# Hoo boy...



## paula bedard (Feb 5, 2008)

I'd pay for pictures of this! You've definitely got your hands full. She jumped up while standing on her hind legs only? Amazing....


----------



## Old Gold Mum2001 (Feb 25, 2007)

LOL oh pics are definitely needed


----------



## Fozzybear (Feb 27, 2008)

Sounds like it could be an interesting show! Glad I will be there to witness it.


----------



## Tahnee GR (Aug 26, 2006)

Yup-I'm with everyone else-will pay good money for pics of this


----------



## 3SweetGoldens (Feb 28, 2007)

Oh what a FUN day that will be for her!! :uhoh: LOL Three of them!!!! :bowl:Amazing what these guys can do when they set their minds to it!


----------



## Pointgold (Jun 6, 2007)

Yeah, and I'm sure that she had a dripping wet, sloppy beard :yuck: 

She IS cute , though... 

This weekend will be the opening performance of the Jay Hooper's Thurston vs The Dogfather's Tommy Smack Down Event. 
I'll have 911 on speed dial.


----------



## paula bedard (Feb 5, 2008)

Fozzybear said:


> Sounds like it could be an interesting show! Glad I will be there to witness it.
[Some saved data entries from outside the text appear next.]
template <int MODE>
int launch_scan_wide(crh_index *h, crh_index::Workspace &w, hipStream_t st, const uint32_t *mask, int nitems, int stride, int nblk, int wave_cap, int qcap,
                     SearchStatus *stt)
{
    const int blocks = (int)std::max<int64_t>(1, std::min<int64_t>(nitems, h->cu_count));
#define CRH_WIDE(KS)                                                                                                              \
    hipLaunchKernelGGL((k_scan_wide<KS, MODE>), dim3(blocks), dim3(512), 0, st, h->xt, w.qfrag, w.tau, mask, nitems, stride, nblk, \
                       w.gmax, kWideQ, w.wave_lists, kWideWaves, wave_cap * (kWaves / kWideWaves), stt->qcount, w.qlist, qcap, stt)
    switch (h->ksteps) {
    case 24: CRH_WIDE(24); break;
    case 48: CRH_WIDE(48); break;
// ... 473 lines not shown
    int ndev = 0;
    if (hipGetDeviceCount(&ndev) != hipSuccess || ndev == 0) return fail(CRH_E_NODEVICE, "no HIP device visible");
    if (device < 0 || device >= ndev) return fail(CRH_E_INVALID, "device %d out of range (%d visible)", device, ndev);
    hipDeviceProp_t prop;
    CRH_HIP(hipGetDeviceProperties(&prop, device));
    if (strncmp(prop.gcnArchName, "gfx950", 6) != 0)
        return fail(CRH_E_NODEVICE, "device %d is %s; this library is built for gfx950 only", device, prop.gcnArchName);
    DeviceGuard g(device);
    if (!g.ok) return fail(CRH_E_HIP, "hipSetDevice(%d) failed", device);

    crh_index *h = new crh_index();
    h->dim = dim;
    h->ksteps = dim / 16;
    h->batch_q = dim > 1024 ? 32 : 64;
    h->wide_ok = dim <= 768 && getenv("CODERAG_HIP_NO_WIDE_SCAN") == nullptr;
    {
        const char *e = getenv("CODERAG_HIP_FUSED_SCAN");
        h->fused_scan = !(e && e[0] == '0');
        const char *e8 = getenv("CODERAG_HIP_I8");
        h->i8 = h->fused_scan && !(e8 && e8[0] == '0');
        if (h->i8) h->qcap = 131072;
        if (const char *em = getenv("CODERAG_HIP_I8_MIN_ROWS")) h->i8_min_rows = atoll(em);
        if (const char *er = getenv("CODERAG_HIP_I8_SAMPLE_RECORD")) h->i8_sample_record = !(er[0] == '0');
        if (const char *es = getenv("CODERAG_HIP_I8_SAMPLE")) {
            h->i8_sample = std::max(1024, std::min(kI8SampleTiles, atoi(es)));
            h->i8_sample_auto = false;
        }
        if (const char *er = getenv("CODERAG_HIP_ROWMAJOR")) h->want_xrow = er[0] != '0';
        if (const char *ep = getenv("CODERAG_HIP_SPARSE")) h->sparse_on = ep[0] != '0';
        if (const char *ed = getenv("CODERAG_HIP_SPARSE_DEN")) h->sparse_den = std::max(1, atoi(ed));
    }
    h->dtype = dtype;
    h->ncols = n_code_cols;
    h->device = device;
    h->cu_count = prop.multiProcessorCount;
    h->cap_rows = (capacity_rows + 31) & ~31LL;
    h->cap_tiles = h->cap_rows / 32;
    int rc = dev_alloc(&h->xt, h->cap_tiles * h->ksteps * 64);
    if (rc == CRH_OK && dtype == CRH_DTYPE_F32) rc = dev_alloc(&h->xf32, h->cap_rows * dim);
    if (rc == CRH_OK) rc = dev_alloc(&h->alive, h->cap_tiles);
    if (rc == CRH_OK && n_code_cols) rc = dev_alloc(&h->codes, h->cap_rows * n_code_cols);
    if (rc == CRH_OK) rc = dev_alloc(&h->scratch_u32, 4);
    if (rc == CRH_OK && hipMemset(h->xt, 0, (size_t)h->cap_tiles * h->ksteps * 1024) != hipSuccess) rc = fail(CRH_E_HIP, "hipMemset(xt) failed");
    if (rc == CRH_OK && hipMemset(h->alive, 0, (size_t)h->cap_tiles * 4) != hipSuccess) rc = fail(CRH_E_HIP, "hipMemset(alive) failed");
    if (rc == CRH_OK && h->codes && hipMemset(h->codes, 0xff, (size_t)h->cap_rows * n_code_cols * 4) != hipSuccess)
        rc = fail(CRH_E_HIP, "hipMemset(codes) failed");
// ... 15 lines not shown
    dev_free(h->xf32);
    dev_free(h->alive);
    dev_free(h->codes);
    dev_free(h->scratch_u32);
    dev_free(h->mask.sets);
    dev_free(h->cmask.sets);
    dev_free(h->cmask_classes);
    {
        crh_index::Workspace &w = h->ws;
        dev_free(w.qn);
        dev_free(w.gmax);
        dev_free(w.tau);
        dev_free(w.qfrag);
        dev_free(w.wave_lists);
        dev_free(w.effmask);
        dev_free(w.tilelist);
        dev_free(w.cmask);
        dev_free(w.cunion);
        dev_free(w.clist);
        dev_free(w.qlist);
        dev_free(w.skeys);
        dev_free(w.qfrag8);
        dev_free(w.shi);
        dev_free(w.qpar);
        dev_free(w.qlo);
        dev_free(w.skeys2);
    }
    dev_free(h->x8);
    dev_free(h->srow);
    dev_free(h->xrow);
    dev_free(h->i8stat);
    dev_free(h->status);
    dev_free(h->stage_q);
    dev_free(h->stage_os);
    dev_free(h->stage_or);
    dev_free(h->stage_cnt);
    if (h->stage_in) (void)hipFree(h->stage_in);
    for (auto &e : h->ev) (void)hipEventDestroy(e);
    delete h;
    return CRH_OK;
}

static int append_impl(crh_index *h, int64_t n, const float *vecs, int on_device, const int32_t *codes, int64_t *first_row_out,
                       void *stream, int preprocessed);

int crh_index_append(crh_index *h, int64_t n, const float *vecs, int on_device, const int32_t *codes, int64_t *first_row_out,
// ... 493 lines not shown
                    for (int lane = 0; lane < 64; ++lane)
                        for (int e = 0; e < 8; ++e) {
                            const uint32_t word = rec[((((size_t)t * QB + blk) * 2 + v) * 64 + lane) * 4 + (e >> 1)];
                            const uint32_t bits = (e & 1) ? (word & 0xffff0000u) : (word << 16);
                            const int r = 8 * v + e, q = blk * 32 + (lane & 31);
                            const int64_t row = t * 32 + (r & 3) + 8 * (r >> 2) + 4 * (lane >> 5);
                            if (q < b && row < count) memcpy(hi_rec_out + (int64_t)(q0 + q) * count + row, &bits, 4);
                        }
        int G8, S8;
        i8_sample_plan(h, ntiles, &G8, &S8);
        u32x4 *shi = h->i8_sample_record ? w.shi : nullptr;
        CRH_TRY(launch_scan_i8<1>(h, w, blocks, st, mask.mask, (int)ntiles, G8, S8, k, c_abs, b, wave_cap, qcap, stt, shi));
        CRH_TRY(launch_scan_i8<2>(h, w, blocks, st, mask.mask, (int)ntiles, G8, S8, k, c_abs, b, wave_cap, qcap, stt, shi));
        CRH_HIP(hipDeviceSynchronize());
        CRH_HIP(hipMemcpy(tau_out + q0, w.tau, (size_t)b * 4, hipMemcpyDeviceToHost));
        CRH_HIP(hipMemcpy(qpar_out + (int64_t)q0 * 4, w.qpar, (size_t)b * 16, hipMemcpyDeviceToHost));
    }
    for (int64_t i = (int64_t)nq * 4; i < (int64_t)kMaxQ * 4; ++i) qpar_out[i] = 0.f;
    CRH_HIP(hipMemcpy(srow_out, h->srow, (size_t)count * 4, hipMemcpyDeviceToHost));
    CRH_HIP(hipMemcpy(dn_out, h->i8stat, 4, hipMemcpyDeviceToHost));
    *c_abs_out = c_abs;
    return CRH_OK;
}
#endif
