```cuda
int conv_run(const ConvSpec& s, const ConvLaunch& a, cudaStream_t st) {
  const int D = s.D, H = s.H, W = s.W, c0 = s.c0, c1 = s.c1, cout = s.cout;
  int d_lo = 0, d_cnt = D, h_lo = 0, h_cnt = H;
  if (a.region) {
    d_lo = a.region[0]; d_cnt = a.region[1]; h_lo = a.region[2]; h_cnt = a.region[3];
    OAI_REQUIRE(d_lo >= 0 && d_cnt >= 1 && d_lo + d_cnt <= D && h_lo >= 0 && h_cnt >= 1 && h_lo + h_cnt <= H,
                "conv: region [%d,+%d)x[%d,+%d) outside %dx%d", d_lo, d_cnt, h_lo, h_cnt, D, H);
  }
  Plan pl;
  if (make_plan(s, &pl, d_cnt)) return 1;
  const int hp_lo = h_lo / pl.TH;
  const int hp_cnt = (h_lo + h_cnt + pl.TH - 1) / pl.TH - hp_lo;
  const HeadFuse* head = a.head;
  OAI_REQUIRE(a.src0 && a.wpack && a.bias, "conv: null pointer");
  OAI_REQUIRE(!head || (pl.cph == 64 && pl.nhalf == 1), "conv head: the fused head needs a 64-channel layer");
  OAI_REQUIRE((c1 == 0) == (a.src1 == nullptr), "conv: src1/c1 mismatch");
  const size_t need = plan_wpack_bytes(pl);
  OAI_REQUIRE(a.wpack_bytes == need, "conv: packed weights are %zu bytes, geometry needs %zu", a.wpack_bytes, need);
  OAI_REQUIRE(a.obase % 16 == 0 && a.osN % 16 == 0 && a.osD % 16 == 0 && a.osH % 16 == 0 && a.osW % 16 == 0 &&
                  a.out_lo_off % 16 == 0 && (head || (reinterpret_cast<uintptr_t>(a.out) & 31) == 0),
              "conv: output base and strides must keep 32-byte alignment");
  OAI_REQUIRE(!(head && a.out_split), "conv head: the fused head writes class maps, not a split activation");

  ConvIgemmParams p;
  memset(&p, 0, sizeof(p));
  p.NT = a.NT; p.D = D; p.H = H; p.W = W;
  p.TW = pl.TW; p.TH = pl.TH; p.R = pl.R;
  p.cout = pl.cph; p.nhalf = pl.nhalf;
  p.nchunks = pl.nch; p.k16_steps = pl.k16; p.row_bytes = pl.row_bytes;
  for (int c = 0; c < pl.nch; ++c) {
    p.chunk_src[c] = static_cast<uint8_t>(pl.chunks[c].src);
    p.chunk_cc[c] = static_cast<uint16_t>(pl.chunks[c].cc);
  }
  p.mode = pl.mode; p.kd_per_block = pl.kd_per_block; p.nblk = pl.nblk / pl.nkh;
  p.wblock_bytes = pl.wblock_bytes * pl.nkh; p.n_wbuf = pl.n_wbuf; p.n_astage = pl.n_astage;
  p.nkh = pl.nkh;
  p.acc_pingpong = pl.pingpong;
  p.w_stationary = pl.stationary;
  p.astage_bytes = pl.astage_bytes; p.astage_stride = pl.astage_stride;
  p.ab_format = s.fmt; p.relu = a.relu;
  p.base_off_mode = (s.flags & kFlagBaseOffFormula) ? 1 : 0;
  p.no_fast_path = (s.flags & kFlagNoFastPath) ? 1 : 0;
  p.wpack = static_cast<const uint8_t*>(a.wpack);
  p.bias = a.bias;
  p.out = a.out;
  p.obase = a.obase; p.osN = a.osN; p.osD = a.osD; p.osH = a.osH; p.osW = a.osW;
  p.out_split = a.out_split; p.out_lo_off = a.out_lo_off;
  p.d_lo = d_lo; p.d_cnt = d_cnt; p.hp_lo = hp_lo; p.hp_cnt = hp_cnt;
  p.Rd = pl.Rd; p.up_groups = pl.up_groups;
  p.nunits = a.NT * ((d_cnt + pl.Rd - 1) / pl.Rd) * (hp_cnt * (W / pl.TW)) * pl.up_groups * pl.nhalf;
  if (pl.mode == kModeUp2) {
    const long long vox = a.osW / 2;
    for (int t = 0; t < 8; ++t)
      p.tap_off[t] = ((static_cast<long long>(t >> 2) * 2 * H + ((t >> 1) & 1)) * 2 * W + (t & 1)) * vox;
  }
  if (head) p.head = *head;

  OAI_REQUIRE(pl.mode != kModeUp2 || (c1 == 0 && !head), "conv: up2 mode takes one source and no fused head");
  const int bw = pl.mode == kModeRowShared ? 130 : pl.TW;
  const int bh = pl.TH * pl.nkh;
  CUtensorMap tm0, tm1;
  if (make_act_tmap(&tm0, a.src0, s.split0 ? 2 * c0 : c0, W, H, D, a.NT, bw, bh, s.fmt, pl.row_bytes)) return 1;
  if (a.src1) {
    if (make_act_tmap(&tm1, a.src1, s.split1 ? 2 * c1 : c1, W, H, D, a.NT, bw, bh, s.fmt)) return 1;
  } else {
    tm1 = tm0;
  }
  ProfEntry* pe = nullptr;
  if (g_prof_on) {
    if (g_prof_used == g_prof.size()) {
      ProfEntry ne;
      if (cudaEventCreate(&ne.a) != cudaSuccess || cudaEventCreate(&ne.b) != cudaSuccess)
        return fail("conv profile: cannot create events");
      g_prof.push_back(ne);
    }
    pe = &g_prof[g_prof_used++];
    const double taps = s.kind == 0 ? 27.0 : (s.kind == 1 ? 1.0 : 8.0);
    pe->flops = 2.0 * a.NT * D * H * W * static_cast<double>(cout) * (c0 + c1) * taps;
    pe->exec_flops = 2.0 * a.NT * static_cast<double>(d_cnt) * hp_cnt * pl.TH * W * static_cast<double>(cout) * taps *
                     (static_cast<double>(pl.nch) * pl.k16 * 16);
    prof_record(pe->a, st);
  }
  cudaError_t e = conv_igemm_launch(p, tm0, tm1, num_sms(), st);
  if (pe) prof_record(pe->b, st);
  g_launches.fetch_add(1, std::memory_order_relaxed);
  return check_cuda(e, "conv_igemm launch");
}

}

using namespace oai;

namespace {
ConvSpec spec_of(int D, int H, int W, int c0, int c1, int cout, int pointwise, int ab_format, int flags) {
  ConvSpec s;
  s.D = D; s.H = H; s.W = W; s.c0 = c0; s.c1 = c1; s.split0 = 0; s.split1 = 0; s.cout = cout; s.kind = pointwise;
  s.terms = 1; s.fmt = ab_format; s.flags = flags;
  return s;
}
}

extern "C" int oai_conv3d_igemm_plan(int D, int H, int W, int c0, int c1, int cout, int pointwise, int flags,
// ... 169 lines not shown
```

### oai_analysis_2_b200/csrc/conv_api.h

```cpp
#pragma once
#include <cstddef>
#include <cuda_runtime.h>

#include "conv_igemm.cuh"

namespace oai {

struct ConvSpec {
  int D, H, W;
  int c0, c1;
  int split0, split1;
  int cout;
  int kind;
  int terms;
  int fmt;
  int flags;
};

struct ConvLaunch {
  const void* src0;
  const void* src1;
  int NT;
  const void* wpack;
  size_t wpack_bytes;
  const float* bias;
  int relu;
  void* out;
  long long obase, osN, osD, osH, osW;
  int out_split;
  long long out_lo_off;
  const int* region;
  const HeadFuse* head;
};

size_t conv_wpack_bytes(const ConvSpec& s);
int conv_pack_weights(const ConvSpec& s, const float* w, void* dst, size_t dst_bytes);
int conv_run(const ConvSpec& s, const ConvLaunch& a, cudaStream_t st);

inline HeadFuse make_head_fuse(int ncls, const float* head_w, const float* head_b, float* out, const int* vol_dims,
                               const int* geom, int tile0, const int* crop_zyx, int out_mode) {
  HeadFuse hd;
  hd.enabled = 1; hd.ncls = ncls; hd.out_mode = out_mode; hd.w = head_w; hd.b = head_b; hd.out = out;
  hd.VD = vol_dims[0]; hd.VH = vol_dims[1]; hd.VW = vol_dims[2];
  hd.ed = geom[3]; hd.eh = geom[4]; hd.ew = geom[5];
  hd.od = geom[6]; hd.oh = geom[7]; hd.ow = geom[8];
  hd.gh = geom[10]; hd.gw = geom[11]; hd.tile0 = tile0;
  hd.cz = crop_zyx[0]; hd.cy = crop_zyx[1]; hd.cx = crop_zyx[2];
  return hd;
}

}
```

### oai_analysis_2_b200/csrc/conv_igemm.cu

```cuda
#include "conv_igemm.cuh"
#include "ptx.cuh"

#include <cuda_bf16.h>
#include <cuda_fp16.h>

namespace oai {

namespace {

constexpr int kThreads = 384;
constexpr int kEpiGroups = 2;
constexpr int kTmemCols = 512;

__device__ unsigned int g_fp16_overflow = 0;

struct BlockInfo {
  int c, kh, kw, kdlo, nkd;
  int ns;
};

__device__ __forceinline__ BlockInfo decode_block(const ConvIgemmParams& p, int b) {
  BlockInfo bi;
  if (p.mode == kModeRowShared) {
    bi.c = p.nkh == 3 ? b : b / 3;
    bi.kh = p.nkh == 3 ? 0 : b % 3;
    bi.kw = 0;
    bi.kdlo = 0;
    bi.nkd = 3;
  } else if (p.mode == kModePerTap) {
    if (p.kd_per_block == 3) {
      bi.c = b / 9;
      const int r = b % 9;
      bi.kh = r / 3;
      bi.kw = r % 3;
      bi.kdlo = 0;
      bi.nkd = 3;
    } else {
      bi.c = b / 27;
      const int r = b % 27;
      bi.kh = r / 9;
      bi.kw = (r / 3) % 3;
      bi.kdlo = r % 3;
      bi.nkd = 1;
    }
  } else {
    bi.c = b;
    bi.kh = 1;
    bi.kw = 1;
    bi.kdlo = 1;
    bi.nkd = 1;
  }
  bi.ns = (p.mode == kModeUp2) ? p.R : bi.nkd;
  return bi;
}
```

Hey, I hope you'll have your camera ready! Maybe she'll have a Second Act!


----------



## Pointgold (Jun 6, 2007)

paula bedard said:


> Hey, I hope you'll have your camera ready! Maybe she'll have a Second Act!


Camera's will be confiscated at the door.:--policeman:


----------



## MaddieMagoo (Aug 14, 2007)

Hahaa...hoo boy is right! Like I said...dogs will always keep you on your toes! Haha! Thanks for sharing that Laura!


----------



## Fozzybear (Feb 27, 2008)

Pointgold said:


> Camera's will be confiscated at the door.:--policeman:



Rats! So much for Selling Photos to the highest bidder.


----------



## Abbydabbydo (Jan 31, 2007)

Finn's first summer at the river he jumped from the ground onto the *boat on the trailer*. It was hilarious, at least five feet. Pups gotta do what they gotta do.


----------



## Pointgold (Jun 6, 2007)

Fozzybear said:


> Rats! So much for Selling Photos to the highest bidder.


 

WHEW! Called THAT one right... I mean, "The security guard will return your camera after the show." (as soon as I can do a quick change into that rent-a-cop uniform...)


----------



## Oaklys Dad (Dec 28, 2005)

That is funny. I really with someone had a camera in their hands at the right moment. : I could picture Caue doing something like that as he often times is more driven by his "Urges" than his brain. :doh:


----------



## goldengirls550 (Jun 12, 2008)

Lol. Very funny. How did the weekend go?


----------



## Pointgold (Jun 6, 2007)

goldengirls550 said:


> Lol. Very funny. How did the weekend go?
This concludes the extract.